The Corral’s insurance policy was $34,000 to $38,000 a year with a $10,000 deductable.

The deductible is paid per incident, win or lose – it’s paid.

But since COVID-19, quotes for insurance are between $90,000 and $110,000 with a $20,000 deductible which is paid win or lose.

“How do you justify that? Those numbers are crazy.”

At this stage, the nightclub side which occupies approximately 400 people isn’t allowed to open and it’s impossible to make a living on the pub side which has a occupancy of approximately 200 people.

“On the pub side how do you make it on 1/3 of your capacity? It’s just not feasible. You can’t work the numbers.”

With the decision made the business partners made the decision on Monday.

‘It’s sad, but I can’t help but smile because I think about the memories.”

At times people were lined up around the building.

“The people, the customers, loyal staff – I’ve been blessed.”

“All of the community, the bands I’ve seen start and make it big – they played their hearts out.”

Since the announcement people have been non-stop phoning, texting and sending messages asking if there is anything that can be done.

“Everybody’s in shock – it’s part of Durham.”

Majewski said he started at the bar in the late 1990’s when a band didn’t show and the former owner asked if he could be a dj for the evening.

“It was hopping when I first came here. I was blown away how wonderful this place was when I walked through the doors.”

“It has it’s own energy.”

Majewski said it was always a dream to own the bar and that came true two years ago when he retired after working 37-years in the utility field.

But COVID-19, put an end to that dream.

“I had no clue how bad it would get, but nobody else did either.”

Majewski said he’ll go back to being retired – for now. But The Corral has changed him. It’s been apart of his life for so many years – who knows what the future will bring.

“I don’t have a crystal ball. If I had a crystal ball, then I wouldn’t have stuck around when COVID came.”

Since the news broke of the closing, people have been dropping by just for one last look of The Corral.

One of those people was Bobby Martin from the James Barker Band who said The Corral was one of the first places the band played as a group.

Martin reminisced about his band mates and friends having a booth where they would meet.

For two years the band developed a large fan base at The Corral.

The last time the band played at the venue there was a line wrapped around the building.

It was always the perfect venue to play.

“You felt like you were at a mosh pit,” said Martin.
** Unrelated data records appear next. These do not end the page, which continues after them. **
# EasyVision-Ton/VMG

Hardware: AMD Instinct MI355X
Metric: LR-frames/s (train: forward+loss+backward+AdamW), VMG-REDS-few_levels 4x SR (higher is better)
Workload: dtype bf16; 1 GPU; VMG-REDS-few_levels train step, per-GPU batch 4x7x3x64x64 -> 4x SR (BASELINE configs[1]); global_batch=4, frames_per_clip=7, parallelism=dp1, launch=eager, recompute_chains=False, fp8_chains=False

## Files before the change

vmg_amd/csrc/conv_igemm.hip:

```cpp
#include <stdlib.h>

#include <type_traits>

#include "common.h"

namespace {

constexpr int MAX_ISRC = 32;
constexpr int CBMAX = 160;

__host__ __device__ constexpr int kstg(int ks) { return ks > 1 ? ks : 2; }
__host__ __device__ constexpr int stage_bytes(int ks, int ntb, int cb) { return kstg(ks) * 4 * ntb * 16 * cb; }
__host__ __device__ constexpr int stage_stride(int ks, int ntb, int cb) { return (stage_bytes(ks, ntb, cb) + 4095) / 4096 * 4096; }
__host__ __device__ inline int stages_of(int ks, int ch) {
  const int nb = (ch / 8 + 3) / 4;
  return ks > 1 ? ks * nb : (nb + 1) / 2;
}

struct ConvK {
  const char* src[MAX_ISRC];
  long long src_ps[MAX_ISRC];
  short src_ch[MAX_ISRC];
  short src_nst[MAX_ISRC];
  int src_pixb[MAX_ISRC];
// ... 371 lines not shown
    for (int sl = 0; sl < nst_s; ++sl, ++gst) {
      asm volatile("s_waitcnt vmcnt(0)" ::: "memory");
      __builtin_amdgcn_s_barrier();
      asm volatile("" ::: "memory");
      if (gst + RING - 1 < nstages) issue_w(gst + RING - 1);

      int boff[KSTG];
      if (KS > 1) {
        const int base = ky * (TWH * pixb) + min(4 * cbk + g, CH - 1) * CB;
#pragma unroll
        for (int j = 0; j < KSTG; ++j) boff[j] = base + j * pixb;
        if (++ky == KS) { ky = 0; ++cbk; }
      } else {
#pragma unroll
        for (int j = 0; j < KSTG; ++j) boff[j] = min(4 * (2 * sl + j) + g, CH - 1) * CB;
      }
      const char* wslot = wbuf + (gst % RING) * SS + g * (COB * CB) + px * CB;

      Frag<T> xf[2][MT], wf[2][NTB];
      auto load_frags = [&](int j, int set) {
#pragma unroll
        for (int mt = 0; mt < MT; ++mt) xf[set][mt].load(pixp[mt] + boff[j]);
#pragma unroll
        for (int ct = 0; ct < NTB; ++ct) wf[set][ct].load(wslot + j * (4 * COB * CB) + ct * 16 * CB);
      };
      load_frags(0, 0);
#pragma unroll
      for (int j = 0; j < KSTG; ++j) {
        if (j + 1 < KSTG) load_frags(j + 1, (j + 1) & 1);
#pragma unroll
        for (int ct = 0; ct < NTB; ++ct)
#pragma unroll
          for (int mt = 0; mt < MT; ++mt) acc[ct][mt] = mma(wf[j & 1][ct], xf[j & 1][mt], acc[ct][mt]);
      }
    }
  }
  asm volatile("s_waitcnt vmcnt(0)" ::: "memory");
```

‘To this day it was, it was still probably some of the rowdiest crowds we’ve ever played in front of.”

And that list includes Europe and the United States – anywhere.
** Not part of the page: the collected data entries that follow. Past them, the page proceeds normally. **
# JulHoltzDevelopers/WavesAndEigenvalues.jl

Measured on AMD Instinct MI355X. Metric: eigenpairs/sec, higher is better.
Workload: dtype f64

## Files before the change

dev/probes/modes_ab.py:

```python
import os, sys
import numpy as np
ROOT = os.path.dirname(os.path.dirname(os.path.dirname(os.path.abspath(__file__))))
sys.path.insert(0, ROOT)
import wae_amd
from wae_amd.helmholtz.family import annulus_family
preset = sys.argv[1] if len(sys.argv) > 1 else "C3"
r = int(sys.argv[2]) if len(sys.argv) > 2 else 64
modes = [int(m) for m in sys.argv[3:]] or [0, 1, 2, 6]
L, pb = annulus_family(preset, tau=2e-4)
fam = L.device()
cz = L.coefficients(2 * np.pi * (500 + 20j))
names = {0: "A X", 1: "residual", 2: "Jacobi sweep", 6: "product + first sweep"}
out = {}
for m in modes:
    os.environ["WAE_BENCH_MODE"] = str(m)
    best = min(fam.bench_spmv(cz, r=r, reps=30) for _ in range(3))
    out[names.get(m, m)] = round(best * 1e3, 1)
print(os.environ.get("WAE_LIB_PATH", "default"), preset, r, out, flush=True)
```

wavesandeigenvalues.jl_amd/csrc/debug.hip:

```cpp
#include <algorithm>
#include <vector>

#include "solver.h"

namespace {
struct StreamGuard {
    hipStream_t s = nullptr;
    ~StreamGuard() { if (s) (void)hipStreamDestroy(s); }
};
int64_t span(int64_t nv, int64_t stride, int64_t blk) { return nv > 0 ? (nv - 1) * stride + blk : 0; }
void fill_xorshift(std::vector<cplx> &hx) {
    uint64_t s = 0x9E3779B97F4A7C15ull;
    for (auto &v : hx) { s ^= s << 13; s ^= s >> 7; s ^= s << 17; v.x = (double)(s & 0xFFFFF) / 524288.0 - 1.0; v.y = (double)((s >> 20) & 0xFFFFF) / 524288.0 - 1.0; }
}
template <class F> double mean_ms(hipStream_t st, int reps, F &&one) {
    for (int i = 0; i < 3; ++i) one();
    hipEvent_t e0, e1;
    HIP_CHECK(hipEventCreate(&e0));
    HIP_CHECK(hipEventCreate(&e1));
    HIP_CHECK(hipEventRecord(e0, st));
    for (int i = 0; i < reps; ++i) one();
    HIP_CHECK(hipEventRecord(e1, st));
    HIP_CHECK(hipEventSynchronize(e1));
    float ms = 0.f;
// ... 242 lines not shown
        HIP_CHECK(hipMemsetAsync(relres.p, 0, (size_t)nb * sizeof(double), st));
        HIP_CHECK(hipMemsetAsync(rescale.p, 0, (size_t)nb * sizeof(cplx), st));
        HIP_CHECK(hipMemsetAsync(cmask.p, 0, (size_t)nch, st));
        s_relres.alloc((size_t)nev * nb); s_int.alloc((size_t)nev * nint); s_cmask.alloc((size_t)nev * nch); s_rescale.alloc((size_t)nev * nb);
        s_sv.alloc((size_t)nev * 2 * nb); s_vsq.alloc((size_t)nev * 2 * nb);
        HIP_CHECK(hipMemsetAsync(s_sv.p, 0, (size_t)nev * 2 * nb * sizeof(double), st));
        HIP_CHECK(hipMemsetAsync(s_vsq.p, 0, (size_t)nev * 2 * nb * sizeof(cplx), st));
        GmresDev S;
        S.nb = nb; S.m = m; S.histcap = histcap;
        S.R = R.p; S.cs = cs.p; S.sn = sn.p; S.g = g.p; S.sv = sv.p; S.vsq = vsq.p;
        S.conv = ints.p; S.steps = S.conv + nb; S.iters = S.steps + nb; S.histlen = S.iters + nb; S.stalled = S.histlen + nb; S.status = S.stalled + nb;
        S.relres = relres.p; S.bnorm = bn.p; S.hist = hist.p; S.rescale = rescale.p; S.cmask = cmask.p;
        S.Hraw = Hraw.p; S.sub = sub.p;
        auto d2d = [&](void *dst, const void *src, size_t bytes) { HIP_CHECK(hipMemcpyAsync(dst, src, bytes, hipMemcpyDeviceToDevice, st)); };
        for (int e = 0, ii = 0; e < nev; ++e) {
            const int64_t kind = ev[4 * e], j = ev[4 * e + 1], off = ev[4 * e + 3];
            const int use_mask = ev[4 * e + 2] ? 1 : 0;
            const double tol = evd[2 * e], lim = evd[2 * e + 1];
            cplx *a = dpool.p + off;
            int row0 = -1, rows = 0;
            if (kind == WAE_GMRES_INIT) {
                launch_gmres_init(S, a, ddone.p + (size_t)ii * nb, use_mask, st);
                ++ii;
                row0 = 0; rows = 1;
            } else if (kind == WAE_GMRES_STEP) {
                d2d(vsq.p + (size_t)(j + 1) * nb, dinv.p + (size_t)e * 2 * nb, (size_t)nb * sizeof(cplx));
                launch_gmres_step(S, a, (int)j, tol, lim, use_mask, a + (j + 2) * N, n, st);
                row0 = (int)j + 1; rows = 1;
            } else if (kind == WAE_GMRES_PAIR) {
                cplx *c1 = a, *c2 = c1 + (j + 1) * N, *gram = c2 + (j + 1) * N, *norms = gram + 3 * N, *W1 = norms + 2 * N, *W2 = W1 + blk,
                     *alpha = W2 + blk, *c2m = alpha + N, *hd2 = c2m + (j + 1) * N;
                launch_gmres_pair_coef(S, (int)j, c1, c2, gram, alpha, c2m, hd2, st);
                d2d(vsq.p + (size_t)(j + 1) * nb, dinv.p + (size_t)e * 2 * nb, (size_t)2 * nb * sizeof(cplx));
                launch_gmres_step(S, c1, (int)j, tol, 1e300, use_mask, W1, n, st, norms);
                launch_gmres_step(S, hd2, (int)j + 1, tol, lim, use_mask, W2, n, st, norms + N);
                row0 = (int)j + 1; rows = 2;
            } else {
                launch_gmres_solve_y(S, (int)j, a, st);
            }
            d2d(s_relres.p + (size_t)e * nb, relres.p, (size_t)nb * sizeof(double));
            d2d(s_int.p + (size_t)e * nint, ints.p, (size_t)nint * sizeof(int));
            d2d(s_cmask.p + (size_t)e * nch, cmask.p, (size_t)nch);
            d2d(s_rescale.p + (size_t)e * nb, rescale.p, (size_t)nb * sizeof(cplx));
            if (rows) {
                d2d(s_sv.p + (size_t)e * 2 * nb, sv.p + (size_t)row0 * nb, (size_t)rows * nb * sizeof(double));
                d2d(s_vsq.p + (size_t)e * 2 * nb, vsq.p + (size_t)row0 * nb, (size_t)rows * nb * sizeof(cplx));
            }
        }
        auto back = [&](void *dst, const void *src, size_t bytes) { HIP_CHECK(hipMemcpyAsync(dst, src, bytes, hipMemcpyDeviceToHost, st)); };
        cplx *oc = (cplx *)cstate;
        back(pool, dpool.p, (size_t)plen * sizeof(cplx));
        back(oc, R.p, nR * sizeof(cplx)); back(oc + nR, sn.p, nrow * sizeof(cplx)); back(oc + nR + nrow, g.p, (nrow + nb) * sizeof(cplx));
        back(oc + nR + 2 * nrow + nb, vsq.p, (nrow + 2 * nb) * sizeof(cplx)); back(oc + nR + 3 * nrow + 3 * nb, Hraw.p, nR * sizeof(cplx));
        back(dstate, cs.p, nrow * sizeof(double)); back(dstate + nrow, sv.p, (nrow + 2 * nb) * sizeof(double));
        back(dstate + 2 * nrow + 2 * nb, sub.p, nrow * sizeof(double)); back(dstate + 3 * nrow + 2 * nb, hist.p, (size_t)histcap * nb * sizeof(double));
        back(snap_relres, s_relres.p, (size_t)nev * nb * sizeof(double)); back(snap_int, s_int.p, (size_t)nev * nint * sizeof(int));
        back(snap_cmask, s_cmask.p, (size_t)nev * nch); back(snap_rescale, s_rescale.p, (size_t)nev * nb * sizeof(cplx));
        back(snap_sv, s_sv.p, (size_t)nev * 2 * nb * sizeof(double)); back(snap_vsq, s_vsq.p, (size_t)nev * 2 * nb * sizeof(cplx));
        HIP_CHECK(hipStreamSynchronize(st));
        return WAE_OK;
    });
}
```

When Martin saw the post he felt terrible for both owners and wanted to stop by one final time.

“We were really sorry to hear about the bar closing.”

Martin took photos on stage and with the sign.

When COVID first hit, no one in the band thought it would last this long and that it would be his last time at the venue.

“There are so many memories. We grew up in this bar with our college days. The amount of acts we would see (at the Tribute Communities Centre) there and then come here for the country after party where we would play mostly – we’re going to miss this bar.”